题目链接:点击打开链接
题目大意:给你n个点问不在同一直线上的点有多少种取法(至少两个)
解题思路:这题思路其实很明确,但是由于重点的问题很麻烦,最后决定保存重点数量但是不压缩,枚举前两个点,二分找同k的点数;另外对于一条用n个点的直线,他的可能性有2^n-n-1种,但是为了不重复计算,我们只算当前这个点对结果的贡献即(2^n-n-1)-(2^(n-1)-(n-1)-1)=2^(n-1)-1;这样计算就可以处理重复计算情况,时间复杂度大概是n*n*log(n)
代码:
#include<iostream>
#include<vector>
#include<cmath>
#include<algorithm>
#include<ctime>
#include "cstdio"
#include "string"
#include "string.h"
#include "map"
#include "vector"
using namespace std;
const int mod = 1000000007;
const int maxn = 1010;
struct Node
{
long long x, y;
bool friend operator<(Node a,Node b)
{
if (a.x == b.x)
return a.y < b.y;
else
return a.x < b.x;
}
bool friend operator>(Node a, Node b)
{
if (a.x == b.x)
return a.y > b.y;
else
return a.x > b.x;
}
bool friend operator==(Node a, Node b)
{
return a.x == b.x&&a.y == b.y;
}
bool friend operator<=(Node a, Node b)
{
return a < b || a == b;
}
bool friend operator>=(Node a, Node b)
{
return a > b || a == b;
}
}node[maxn],temp[maxn];
long long pow2[maxn];
map<Node, int>mp;
int now;
bool cmp(Node a, Node b)
{
Node c = node[now];
return (b.x - c.x)*(a.y - c.y) < (a.x - c.x)*(b.y - c.y);
}
bool online(Node a, Node b, Node c) {
long long dx1 = b.x - a.x;
long long dy1 = b.y - a.y;
long long dx2 = c.x - a.x;
long long dy2 = c.y - a.y;
return dx2 * dy1 == dx1 * dy2;
}
int main()
{
pow2[0] = 1;
for (int i = 1;i <= 1000;i++)
pow2[i] = (pow2[i - 1] * 2) % mod;
int T, n;
scanf("%d", &T);
while (T--)
{
scanf("%d", &n);
mp.clear();
long long ans = 0;
for (int i = 1;i <= n;i++)
{
scanf("%lld %lld", &node[i].x, &node[i].y);
mp[node[i]]++;
}
sort(node + 1, node + n + 1);
for (int i = 1;i <= n;i++)
{
i += mp[node[i]] - 1;
now = i;
memcpy(temp, node, sizeof(temp));
sort(temp + i + 1, temp + n + 1, cmp);
for (int j = i + 1;j <= n;)
{
int k = j + 1;
if (!online(node[i], temp[j], temp[min(j + 3, n)]))

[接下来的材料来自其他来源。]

static int sagg_setup_csr_body(nodal_ctx *h, int64_t n0, int64_t nnz0, const int32_t *indptr0, const int32_t *indices0,
                               const double *data0, bool general, bool check_floating, bool *accepted, int32_t *floating) {
    *accepted = false;
    *floating = 0;
    static const bool enabled = !(getenv("NODAL_SAGG") && atoi(getenv("NODAL_SAGG")) == 0);
    static const bool trace = getenv("NODAL_TRACE") != nullptr;
    if (!enabled) return NODAL_OK;
    SHierarchy *H = hierarchy_of(h);
    H->ready = false;
    hipStream_t st = h->stream;
    if (n0 >= (1ll << 30)) return NODAL_OK;
    static const bool reuse = !(getenv("NODAL_SA_REUSE") && atoi(getenv("NODAL_SA_REUSE")) == 0);
    if (reuse && H->sym_valid && H->sym_epoch == h->struct_epoch && H->sym_n == n0 && H->sym_nnz == nnz0 &&
        H->sym_general == general && H->sym_check == check_floating) {
        bool ok = false;
        NODAL_TRY(sagg_refresh(h, H, indptr0, indices0, data0, general, &ok));
        if (ok) {
            *floating = H->sym_floating;
            H->refreshed = true;
            H->ready = true;
            *accepted = true;
            if (trace) fprintf(stderr, "[sagg] symbolic setup kept (struct epoch %llu): values refreshed\n",
                               (unsigned long long)h->struct_epoch);
            return NODAL_OK;
        }
        if (trace) fprintf(stderr, "[sagg] the kept hierarchy does not take the new values: full setup\n");
    }
    H->sym_valid = false;
    H->refreshed = false;
    H->want_flags = check_floating;
    H->flags_levels = 0;
    H->last_iters = 0;
    H->drop_graph();
    NODAL_HIP_TRY(h, H->stats.reserve((size_t)MAX_LEVELS * ST_COUNT * 8 + 64));
    if (!H->host_stats)
        NODAL_HIP_TRY(h, hipHostMalloc(reinterpret_cast<void **>(&H->host_stats), (size_t)MAX_LEVELS * ST_COUNT * 8 + 64));
    unsigned long long *dstats = H->stats.as<unsigned long long>();
    unsigned long long *hs = reinterpret_cast<unsigned long long *>(H->host_stats);
    NODAL_HIP_TRY(h, hipMemsetAsync(dstats, 0, (size_t)MAX_LEVELS * ST_COUNT * 8, st));
    NODAL_HIP_TRY(h, H->bstat.reserve((size_t)2 * BSTAT_MAX * 4 + 64));
    {
        const unsigned gr = grid_for(n0);
        static const double spread = getenv("NODAL_SA_SPREAD") ? atof(getenv("NODAL_SA_SPREAD")) : 16.0;
        static const double share = getenv("NODAL_SA_SHARE") ? atof(getenv("NODAL_SA_SHARE")) : 0.9;
        row_stats<<<gr, TB, 0, st>>>(n0, indptr0, indices0, data0, share, spread, general, dstats, H->bstat.as<uint32_t>());
        reduce_bstat<<<1, 1024, 0, st>>>((int)gr, H->bstat.as<uint32_t>(), dstats, ST_MAXLEN, ST_GRADED);
    }
    NODAL_HIP_TRY(h, hipGetLastError());
    NODAL_HIP_TRY(h, hipMemcpyAsync(hs, dstats, ST_COUNT * 8, hipMemcpyDeviceToHost, st));
    NODAL_WAIT_STREAM(h, st);
    const int64_t bar = n0 / 100 < 32 ? (n0 / 100 > 0 ? n0 / 100 : 1) : 32;
    if (hs[ST_MAXLEN] > (unsigned long long)W0_MAX || hs[ST_MAXLEN] == 0 || hs[ST_BADDIAG] ||
        (int64_t)hs[ST_GRADED] >= bar) {
        if (trace)
            fprintf(stderr, "[sagg] declined: longest row %llu, graded nodes %llu (bar %lld), M-matrix %s\n",
                    hs[ST_MAXLEN], hs[ST_GRADED], (long long)bar, hs[ST_BADDIAG] ? "no" : "yes");
        return NODAL_OK;
    }
    SLevel *L0 = H->level(0);
    L0->n = n0;
    L0->ld = pad64(n0);
    L0->maxlen = (int32_t)hs[ST_MAXLEN];
    L0->nnz = nnz0;
    L0->wfix = choose_wfix(L0->maxlen, n0, nnz0, 8);
    L0->width = L0->wfix ? L0->wfix : L0->maxlen;
    NODAL_HIP_TRY(h, L0->acol.reserve((size_t)L0->width * L0->ld * 4 + 64));
    NODAL_HIP_TRY(h, L0->aval.reserve((size_t)L0->width * L0->ld * 8 + 64));
    NODAL_HIP_TRY(h, L0->avalf.reserve((size_t)L0->width * L0->ld * 4 + 64));
    NODAL_HIP_TRY(h, L0->alen.reserve((size_t)L0->ld * 4 + 64));
    NODAL_HIP_TRY(h, L0->dinv.reserve((size_t)L0->ld * 8 + 64));
    static const bool d16_env = !(getenv("NODAL_SA_D16") && atoi(getenv("NODAL_SA_D16")) == 0);
    L0->d16 = d16_env && hs[ST_FARCOL] == 0;
    if (L0->d16) NODAL_HIP_TRY(h, L0->adcol.reserve((size_t)L0->width * L0->ld * 2 + 64));
    csr_to_ell<<<grid_for(n0), TB, 0, st>>>(n0, L0->ld, indptr0, indices0, data0, L0->acol.as<int32_t>(),
                                           L0->aval.as<double>(), L0->avalf.as<float>(),
                                           L0->alen.as<int32_t>(), L0->dinv.as<double>(), L0->wfix,
                                           L0->d16 ? L0->adcol.as<int16_t>() : nullptr);
    NODAL_HIP_TRY(h, hipGetLastError());

    int l = 0;
    bool diag_last = false;
    for (;; ++l) {
        SLevel *L = H->level(l);
        if (L->n <= COARSEST && l > 0) break;
        if (l + 1 >= MAX_LEVELS) {
            if (trace) fprintf(stderr, "[sagg] declined: more than %d levels\n", MAX_LEVELS);
            return NODAL_OK;
        }
        bool declined = false, stop = false;
        NODAL_TRY(build_level(h, H, l, hs, &declined, &stop));
        if (declined) {
            if (trace)
                fprintf(stderr, "[sagg] declined at level %d (%lld rows): does not coarsen / over a cap / not positive "
// ... 39 lines not shown
        if (k > 0) {
            H->pool[k]->maxlen = (int32_t)s[ST_MAXLEN];
            H->pool[k]->nnz = (int64_t)s[ST_NNZ];
            H->pool[k]->wfix = choose_wfix(H->pool[k]->maxlen, H->pool[k]->n, H->pool[k]->nnz, APAD);
        }
        if (s[ST_OVERFLOW] || (k > 0 && s[ST_BADDIAG]) || s[ST_UNASSIGNED]) {
            if (trace) fprintf(stderr, "[sagg] declined: level %d over a cap / not positive\n", k);
            return NODAL_OK;
        }
    }
    diag_last = last->maxlen <= 1;
    H->dense_coarsest = !diag_last;
    if (H->dense_coarsest) {
        if (last->n > COARSEST) return NODAL_OK;
        NODAL_HIP_TRY(h, H->coarse_inv.reserve((size_t)last->n * last->n * 8 + 64));
        coarsest_inverse<<<1, 256, 0, st>>>(last->A(), H->coarse_inv.as<double>(),
                                            dstats + (size_t)l * ST_COUNT);
        NODAL_HIP_TRY(h, hipGetLastError());
    }
    for (int k = 0; k < H->nlev; ++k) {
        SLevel *L = H->pool[k];
        NODAL_HIP_TRY(h, L->vec.reserve((size_t)V_COUNT * L->ld * 8 + 256));
        NODAL_HIP_TRY(h, L->part.reserve(5 * DOT_BLOCKS * 8 + 512));
    }
    NODAL_TRY(build_tail(h, H, hs));

    if (!check_floating) {
        NODAL_HIP_TRY(h, hipMemcpyAsync(hs, dstats, (size_t)MAX_LEVELS * ST_COUNT * 8, hipMemcpyDeviceToHost, st));
        NODAL_WAIT_STREAM(h, st);
        if (hs[(size_t)l * ST_COUNT + ST_BADDIAG] & 2ull) return NODAL_OK;
    } else {
        uint32_t *fl = reinterpret_cast<uint32_t *>(dstats + (size_t)(MAX_LEVELS - 1) * ST_COUNT + ST_COUNT - 1);
        if (H->dense_coarsest) last_level_floating<<<1, 64, 0, st>>>(last->A(), last->gflag.as<uint8_t>(), fl);
        else any_unflagged<<<grid_for(last->n), TB, 0, st>>>(last->n, last->gflag.as<uint8_t>(), fl);
        NODAL_HIP_TRY(h, hipGetLastError());
        NODAL_HIP_TRY(h, hipMemcpyAsync(hs, dstats, (size_t)MAX_LEVELS * ST_COUNT * 8, hipMemcpyDeviceToHost, st));
        NODAL_WAIT_STREAM(h, st);
        if (hs[(size_t)l * ST_COUNT + ST_BADDIAG] & 2ull) {
            if (trace) fprintf(stderr, "[sagg] declined: coarsest matrix not positive definite\n");
            return NODAL_OK;
        }
        *floating = hs[(size_t)(MAX_LEVELS - 1) * ST_COUNT + ST_COUNT - 1] != 0 ? 1 : 0;
    }
    if (trace) {
        fprintf(stderr, "[sagg] levels (rows/entries/longest row/padded width):");
        for (int k = 0; k < H->nlev; ++k)
            fprintf(stderr, " %lld/%lld/%d/%d", (long long)H->pool[k]->n, (long long)H->pool[k]->nnz,
                    H->pool[k]->maxlen, H->pool[k]->wfix);
        fprintf(stderr, "  tail %d (%d register slots)  coarsest %s\n", H->tail, H->tail >= 0 ? H->td.slots : 0,
                H->dense_coarsest ? "dense" : "diagonal");
    }
    decide_folds(H, hs, trace);
    NODAL_TRY(fold_self_check(h, H));
    H->ready = true;
    *accepted = true;
    H->sym_valid = true;
    H->sym_epoch = h->struct_epoch;
    H->sym_n = n0;
    H->sym_nnz = nnz0;
    H->sym_general = general;
    H->sym_check = check_floating;
    H->sym_floating = *floating;
    memcpy(H->sym_stats, hs, sizeof H->sym_stats);
    return NODAL_OK;
}

int sagg_setup(nodal_ctx *h, bool *accepted, int32_t *floating) {
    return sagg_setup_csr(h, h->n, h->nnz, h->indptr.as<int32_t>(), h->indices.as<int32_t>(), h->data.as<double>(),
                          false, true, accepted, floating);
}

namespace {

while (k <= n&&online(node[i], temp[j], temp[k]))
k++;
else
k = upper_bound(temp + j, temp + n + 1, temp[j], cmp) - temp;
ans = (ans + (pow2[k - j] - 1)*(pow2[mp[node[i]]]-1)) % mod;
j = k;
}
ans = (ans + pow2[mp[node[i]]] - mp[node[i]] - 1) % mod;
}
printf("%lld\n", ans);
}
return 0;
}